I love chocolate and am pretty fond of avocados, but together- well I'll try most things once.
Leave it to cool-kid mecca Gjusta in Venice, CA, to create a produce-based, low-sugar, vegan-friendly, “good”-fat-filled, crowd-pleasing chocolate pudding recipe. That would also be completely
2 large avocados, pits removed
1 vanilla bean, split lengthwise
¾ cup unsweetened cocoa powder
½ cup pure maple syrup
¼ cup agave nectar
¼ cup (or more) fresh orange juice
½ tsp kosher salt
1 ½ cups heavy cream (optional)
¼ cup cocoa nibs and/or chopped hazelnuts
1. Scoop avocado flesh into a blender and scrape in vanilla bean seeds; reserve pod for another use.
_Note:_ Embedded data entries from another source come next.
+__device__ __forceinline__ V3 frame_ng0(const Isect &is) { return normalize(cross(is.gu, is.gv)); }
+__device__ __forceinline__ V3 frame_ns(const Isect &is) { return is.has_n ? normalize(is.n) : normalize(cross(is.su, is.sv)); }
+__device__ __forceinline__ V3 frame_ss(const Isect &is) { return normalize(is.su); }
+struct FrameAxes {
+    V3 ng0, ns, ss, ts;
+};
+__device__ __forceinline__ FrameAxes frame_axes(const Isect &is) {
+    FrameAxes ax;
+    ax.ng0 = frame_ng0(is);
+    ax.ns = frame_ns(is);
+    ax.ss = frame_ss(is);
+    ax.ts = cross(ax.ns, ax.ss);
+    return ax;
+}
 __device__ __forceinline__ void shade_frame(const DParams &P, const Ray &ray, const Best &best, Shade &sh) {
     Isect is;
     sh.mat = resolve_hit(P, ray, best, is);
     sh.wo = -normalize(ray.d);
-    sh.ng = face_forward(normalize(cross(is.gu, is.gv)), sh.wo);
-    sh.ns = is.has_n ? normalize(is.n) : normalize(cross(is.su, is.sv));
+    sh.ng = face_forward(frame_ng0(is), sh.wo);
+    sh.ns = frame_ns(is);
     const double err = 2.220446049250313e-16 * 65536.0;
     V3 p = ray.o + ray.d * is.t;
     V3 p_err = sh.ng * err;
     sh.praw = p;
     sh.p = p + p_err;
     sh.pm = p - p_err;
-    sh.ss = normalize(is.su);
+    sh.ss = frame_ss(is);
     sh.ts = cross(sh.ns, sh.ss);
+}
+__device__ __forceinline__ void shade_frame_finish(const Ray &ray, const double t, const V3 ng0, Shade &sh) {
+    sh.wo = -normalize(ray.d);
+    sh.ng = face_forward(ng0, sh.wo);
+    const double err = 2.220446049250313e-16 * 65536.0;
+    V3 p = ray.o + ray.d * t;
+    V3 p_err = sh.ng * err;
+    sh.praw = p;
+    sh.p = p + p_err;
+    sh.pm = p - p_err;
+}
+
+__device__ __forceinline__ bool tri_frame_hit(const DParams &P, const Best &best) {
+    return P.tri_frames && (best.ref >> 30) == PK_TRIANGLE && P.tri_frame_base[best.accel] != NO_HIT;
+}
+__device__ __forceinline__ void shade_frame_tri(const DParams &P, const Ray &ray, const Best &best, Shade &sh) {
+    const Ray lr = local_ray(P, ray, best.accel);
+    const uint32_t idx = best.ref & PRIM_INDEX_MASK;
+    const uint32_t *vi = P.tri_v + 3ull * idx;
+    TriHit h;
+    triangle_t(load_f3(P.vpos, vi[0]), load_f3(P.vpos, vi[1]), load_f3(P.vpos, vi[2]), lr, h);
+    const DTriFrame *f = P.tri_frames + (P.tri_frame_base[best.accel] + (idx - P.tri_base[best.accel]));
+    const V3 c{f->c[0], f->c[1], f->c[2]};
+    const bool flip = dot(c, -lr.d) < 0.0;
+    const V3 ns0{f->ns[0][0], f->ns[0][1], f->ns[0][2]}, ns1{f->ns[1][0], f->ns[1][1], f->ns[1][2]};
+    const V3 ts0{f->ts[0][0], f->ts[0][1], f->ts[0][2]}, ts1{f->ts[1][0], f->ts[1][1], f->ts[1][2]};
+    sh.mat = f->mat;
+    sh.ns = flip ? ns1 : ns0;
+    sh.ts = flip ? ts1 : ts0;
+    sh.ss = V3{f->ss[0], f->ss[1], f->ss[2]};
+    shade_frame_finish(ray, h.t, V3{f->ng0[0], f->ng0[1], f->ng0[2]}, sh);
 }
 
 __device__ __forceinline__ void stash_put(const DParams &P, unsigned long long g, const Shade &sh) {
diff --git a/lasgun_amd/csrc/tri_frames_host.h b/lasgun_amd/csrc/tri_frames_host.h
--- /dev/null
+++ b/lasgun_amd/csrc/tri_frames_host.h
@@ -0,0 +1,79 @@
+#pragma once
+#include <cstddef>
+#include <cstdint>
+
+#include "dscene.h"
+
+namespace lg {
+
+constexpr uint32_t TRI_FRAMES_MAX_INSTANCE = 1024u;
+constexpr uint32_t TRI_FRAMES_MAX_RECORDS = 4096u;
+constexpr size_t TRI_FRAME_BYTES = 176u;
+static_assert(sizeof(DTriFrame) == TRI_FRAME_BYTES, "one record");
+
+enum TriFramesRefusal : int {
+    TRI_FRAMES_OK = 0,
+    TRI_FRAMES_NOT_MESH = 1,
+    TRI_FRAMES_HAS_NORMALS = 2,
+    TRI_FRAMES_EMPTY = 3,
+    TRI_FRAMES_INSTANCE_CAP = 4,
+    TRI_FRAMES_MALFORMED = 5,
+};
+
+struct TriFramesAccel {
+    uint32_t flags, tri_base, faces;
+};
+
+inline TriFramesRefusal tri_frames_accel_gate(const TriFramesAccel &A, size_t n_tris) {
+    if (!(A.flags & AF_MESH)) return TRI_FRAMES_NOT_MESH;
+    if (A.flags & AF_HAS_N) return TRI_FRAMES_HAS_NORMALS;
+    if (A.faces == 0u) return TRI_FRAMES_EMPTY;
+    if (A.faces > TRI_FRAMES_MAX_INSTANCE) return TRI_FRAMES_INSTANCE_CAP;
+    if ((size_t)A.tri_base >= n_tris || (size_t)A.faces > n_tris - (size_t)A.tri_base) return TRI_FRAMES_MALFORMED;
+    return TRI_FRAMES_OK;
+}
+
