int build_coarse_level(pl_context *c, pl::Coarse &cs, const uint8_t *mask, bool reduce,
                       const std::function<void(int)> &after_chol = nullptr) {
  cs.ready = false;
  if (!cs.enabled || !c->have_bc) {
    if (after_chol) after_chol(1);
    return PL_OK;
  }
  bool tile_invert_pending = false;
  const int n = cs.ncp;
  if (!cs.ac_clean) PL_HIP(hipMemsetAsync(cs.Ac, 0, (size_t)n * n * sizeof(double), c->stream));
  cs.ac_clean = false;
  PL_HIP(hipMemsetAsync(cs.info, 0, 2 * sizeof(int), c->stream));
  if (cs.cm == 12) {
    const dim3 gt((unsigned)cs.n_tiles), blk(pl::kBlock);
    const int2 *conn2 = reinterpret_cast<const int2 *>(c->conn.p);
    const bool two_sets = c->dist.active;
    if (two_sets) {
      if (!cs.Bt_rawA && hipMalloc((void **)&cs.Bt_rawA, (size_t)cs.n_tiles * 144 * sizeof(double)) != hipSuccess)
        return fail(PL_ERR_HIP, "pl_assemble: out of device memory for the tile blocks");
      hipLaunchKernelGGL(pl::k_tile_blocks_strain<true>, gt, blk, 0, c->stream, c->tile.tile_start.p, c->tile.home_ptr.p,
                         c->tile.foreign_ptr.p, c->tile.foreign_idx.p, conn2, c->rec.p, cs.agg_of_tile.p, cs.cen.p,
                         c->xyz.p, (const uint8_t *)c->maskL.p, cs.Bt_raw);
      hipLaunchKernelGGL(pl::k_tile_blocks_strain<false>, gt, blk, 0, c->stream, c->tile.tile_start.p, c->tile.home_ptr.p,
                         c->tile.foreign_ptr.p, c->tile.foreign_idx.p, conn2, c->rec.p, cs.agg_of_tile.p, cs.cen.p,
                         c->xyz.p, (const uint8_t *)c->maskL.p, cs.Bt_raw);
    }
    double *rawA = two_sets ? cs.Bt_rawA : cs.Bt_raw;
    PL_HIP(hipEventRecord(c->ev_t0, c->stream));
    PL_HIP(hipStreamWaitEvent(c->side2, c->ev_t0, 0));
    hipLaunchKernelGGL(pl::k_tile_blocks_strain<true>, gt, blk, 0, c->side2, c->tile.tile_start.p, c->tile.home_ptr.p,
                       c->tile.foreign_ptr.p, c->tile.foreign_idx.p, conn2, c->rec.p, cs.agg_of_tile.p, cs.cen.p, c->xyz.p,
                       mask, rawA);
    if (cs.n_cross > 0)
      hipLaunchKernelGGL(pl::k_coarse_cross12, dim3(grid_for(cs.n_cross)), blk, 0, c->side2, cs.n_cross,
                         cs.cross_idx.p, c->conn.p, c->rec.p, cs.agg_of_node.p, cs.cen.p, c->xyz.p, mask, n, cs.Ac);
    PL_HIP(hipEventRecord(c->ev_t1, c->side2));
    hipLaunchKernelGGL(pl::k_tile_blocks_strain<false>, gt, blk, 0, c->stream, c->tile.tile_start.p, c->tile.home_ptr.p,
                       c->tile.foreign_ptr.p, c->tile.foreign_idx.p, conn2, c->rec.p, cs.agg_of_tile.p, cs.cen.p, c->xyz.p,
                       mask, rawA);
    PL_HIP(hipStreamWaitEvent(c->stream, c->ev_t1, 0));
    hipLaunchKernelGGL(pl::k_agg_add_tiles, dim3(grid_for(cs.n_tiles * 144)), blk, 0, c->stream, cs.n_tiles,
                       cs.agg_of_tile.p, (const double *)rawA, n, cs.Ac);
    PL_HIP(hipEventRecord(c->ev_t0, c->stream));
    PL_HIP(hipStreamWaitEvent(c->side2, c->ev_t0, 0));
    hipLaunchKernelGGL(pl::k_tile_invert12, dim3((unsigned)cs.n_tiles), dim3(pl::kInv12Block), 0,
                       c->side2, cs.n_tiles, (const double *)cs.Bt_raw, cs.Bt_inv);
    PL_HIP(hipEventRecord(c->ev_t1, c->side2));
    tile_invert_pending = true;
  } else {
  if (cs.n_fix < 0) {
    if (!cs.fix_count) PL_HIP(hipMalloc((void **)&cs.fix_count, sizeof(int)));
    int cnt = 0;
    DevBuf<int64_t> keys;
    for (int pass = 0; pass < 2; ++pass) {
      PL_HIP(hipMemsetAsync(cs.fix_count, 0, sizeof(int), c->stream));
      hipLaunchKernelGGL(pl::k_list_fixed_struts, dim3(grid_for(c->B)), dim3(pl::kBlock), 0, c->stream, c->B,
                         c->conn.p, cs.agg_of_node.p, mask, pass ? keys.p : (int64_t *)nullptr, cs.fix_count);
      if (pass == 0) {
        PL_HIP(hipMemcpyAsync(&cnt, cs.fix_count, sizeof(int), hipMemcpyDeviceToHost, c->stream));
        PL_HIP(hipStreamSynchronize(c->stream));
        if (cnt == 0) break;
        PL_HIP(keys.alloc((size_t)cnt));
      }
    }
    std::vector<int32_t> list;
    if (cnt > 0) {
      std::vector<int64_t> hk((size_t)cnt);
      PL_HIP(hipMemcpyAsync(hk.data(), keys.p, hk.size() * sizeof(int64_t), hipMemcpyDeviceToHost, c->stream));
      PL_HIP(hipStreamSynchronize(c->stream));
      std::sort(hk.begin(), hk.end());
      list.reserve(hk.size() + hk.size() / 4 + pl::kWave);
      for (size_t q = 0; q < hk.size(); ++q) {
        if (q > 0 && (hk[q] >> 32) != (hk[q - 1] >> 32))
          while (list.size() % pl::kWave) list.push_back(-1);
        list.push_back((int32_t)(hk[q] & 0xffffffffLL));
      }
      while (list.size() % pl::kWave) list.push_back(-1);
      PL_HIP(cs.fix_list.upload(list));
    }
    cs.n_fix = (int64_t)list.size();
  }
  if (cs.n_fix > 0)
    hipLaunchKernelGGL(pl::k_coarse_assemble, dim3(grid_for(cs.n_fix)), dim3(pl::kBlock), 0, c->stream, cs.n_fix,
                       cs.fix_list.p, c->conn.p, c->rec.p, cs.agg_of_node.p, cs.cen.p, c->xyz.p, mask, n,
                       cs.Ac);
  if (cs.n_cross > 0)
    hipLaunchKernelGGL(pl::k_coarse_assemble_cross, dim3(grid_for(cs.n_cross)), dim3(pl::kBlock), 0, c->stream,
                       cs.n_cross, cs.cross_idx.p, c->conn.p, c->rec.p, cs.agg_of_node.p, cs.cen.p, c->xyz.p,
                       mask, n, cs.Ac);
  }
  if (reduce && c->dist.active) {
    const int nb = n / pl::kNB;
    if (cs.bw_blocks > 0 && cs.bw_blocks + 1 < nb) {
      const int64_t cnt = (int64_t)n * (cs.bw_blocks + 1) * pl::kNB;
      hipLaunchKernelGGL(pl::k_band_pack, dim3((unsigned)((cnt + 255) / 256)), dim3(256), 0, c->stream, n, n,
                         cs.bw_blocks, cs.Ac, cs.Lf);
      if (pl::dist_sum_scalars(c->dist, cs.Lf, (int)cnt, c->stream))
        return fail(PL_ERR_HIP, "RCCL all-reduce of the coarse operator failed");
      hipLaunchKernelGGL(pl::k_band_unpack, dim3((unsigned)((cnt + 255) / 256)), dim3(256), 0, c->stream, n, n,
                         cs.bw_blocks, cs.Lf, cs.Ac);
    } else if (pl::dist_sum_scalars(c->dist, cs.Ac, n * n, c->stream)) {
      return fail(PL_ERR_HIP, "RCCL all-reduce of the coarse operator failed");
    }
  }
  hipLaunchKernelGGL(pl::k_coarse_regularize, dim3((n + 255) / 256), dim3(256), 0, c->stream, n, cs.Ac);
  pl::TrtriPhases ph;
  {
    const char *e = std::getenv("PL_TRTRI_ROWS");
    ph.rows = e ? std::atoi(e) : 3;
    ph.stream = c->side2;
    ph.ev_go = c->ev_p0;
    ph.ev_done = c->ev_p1;
  }
  pl::coarse_factor(cs, n, c->stream, after_chol, c->opt.chol_persistent ? cs.bar : (unsigned *)nullptr, ph);
  cs.ainv_ready = false;
  if (&cs == &c->coarse && (small_wanted(c) || (n <= pl::kOneGemvMaxDofs && c->opkind == 0))) {
    if (!cs.Ainv && hipMalloc((void **)&cs.Ainv, (size_t)n * n * sizeof(float)) != hipSuccess)
      return fail(PL_ERR_HIP, "pl_assemble: out of device memory for the explicit inverse of the dense level");
    const long tiles = (long)(n / 32) * (n / 32 + 1) / 2;
    if (cs.w16)
      hipLaunchKernelGGL(pl::k_dense_explicit_inverse<pl::bf16_t>, dim3((unsigned)((tiles + 3) / 4)), dim3(256), 0, c->stream, n,
                         reinterpret_cast<const pl::bf16_t *>(cs.W), n, cs.Ainv);
    else
      hipLaunchKernelGGL(pl::k_dense_explicit_inverse<float>, dim3((unsigned)((tiles + 3) / 4)), dim3(256), 0, c->stream, n,
                         (const float *)cs.W, n, cs.Ainv);
    cs.ainv_ready = true;
  }
  if (tile_invert_pending) PL_HIP(hipStreamWaitEvent(c->stream, c->ev_t1, 0));
  PL_HIP(hipGetLastError());
  int info[2] = {0, 0};
  PL_HIP(hipMemcpyAsync(info, cs.info, sizeof(info), hipMemcpyDeviceToHost, c->stream));
  PL_HIP(hipStreamSynchronize(c->stream));
  if (&cs == &c->coarse) c->coarse_info = info[0];
  cs.ready = (info[0] == 0);
  return PL_OK;
}

int build_coarse(pl_context *c, const std::function<void(int)> &after_chol = nullptr) {
  int rc = build_coarse_level(c, c->coarse, c->fixedbits.p, true, after_chol);
  if (rc || !c->coarseL.enabled) return rc;
  return build_coarse_level(c, c->coarseL, c->maskL.p, false);
}

inline const double *cinv(const pl_context *c) { return c->cls_ready ? c->cls_table.p : c->kcc_inv.p; }
inline const uint16_t *ccls(const pl_context *c) { return c->cls_ready ? c->cls_id.p : (const uint16_t *)nullptr; }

Add cocoa powder, maple syrup, agave nectar, orange juice, and salt and blend to a coarse purée. With motor running, gradually stream in ¾ cup hot (but not boiling) water; blend, adding more orange juice as needed, until smooth and creamy.
2. Divide pudding among eight 4–6 oz. ramekins or small bowls and chill (uncovered) at least 2 hours.
3. Just before serving, whip cream in a medium bowl to soft peaks and spoon over pudding, if desired; top with cocoa nibs and/or hazelnuts.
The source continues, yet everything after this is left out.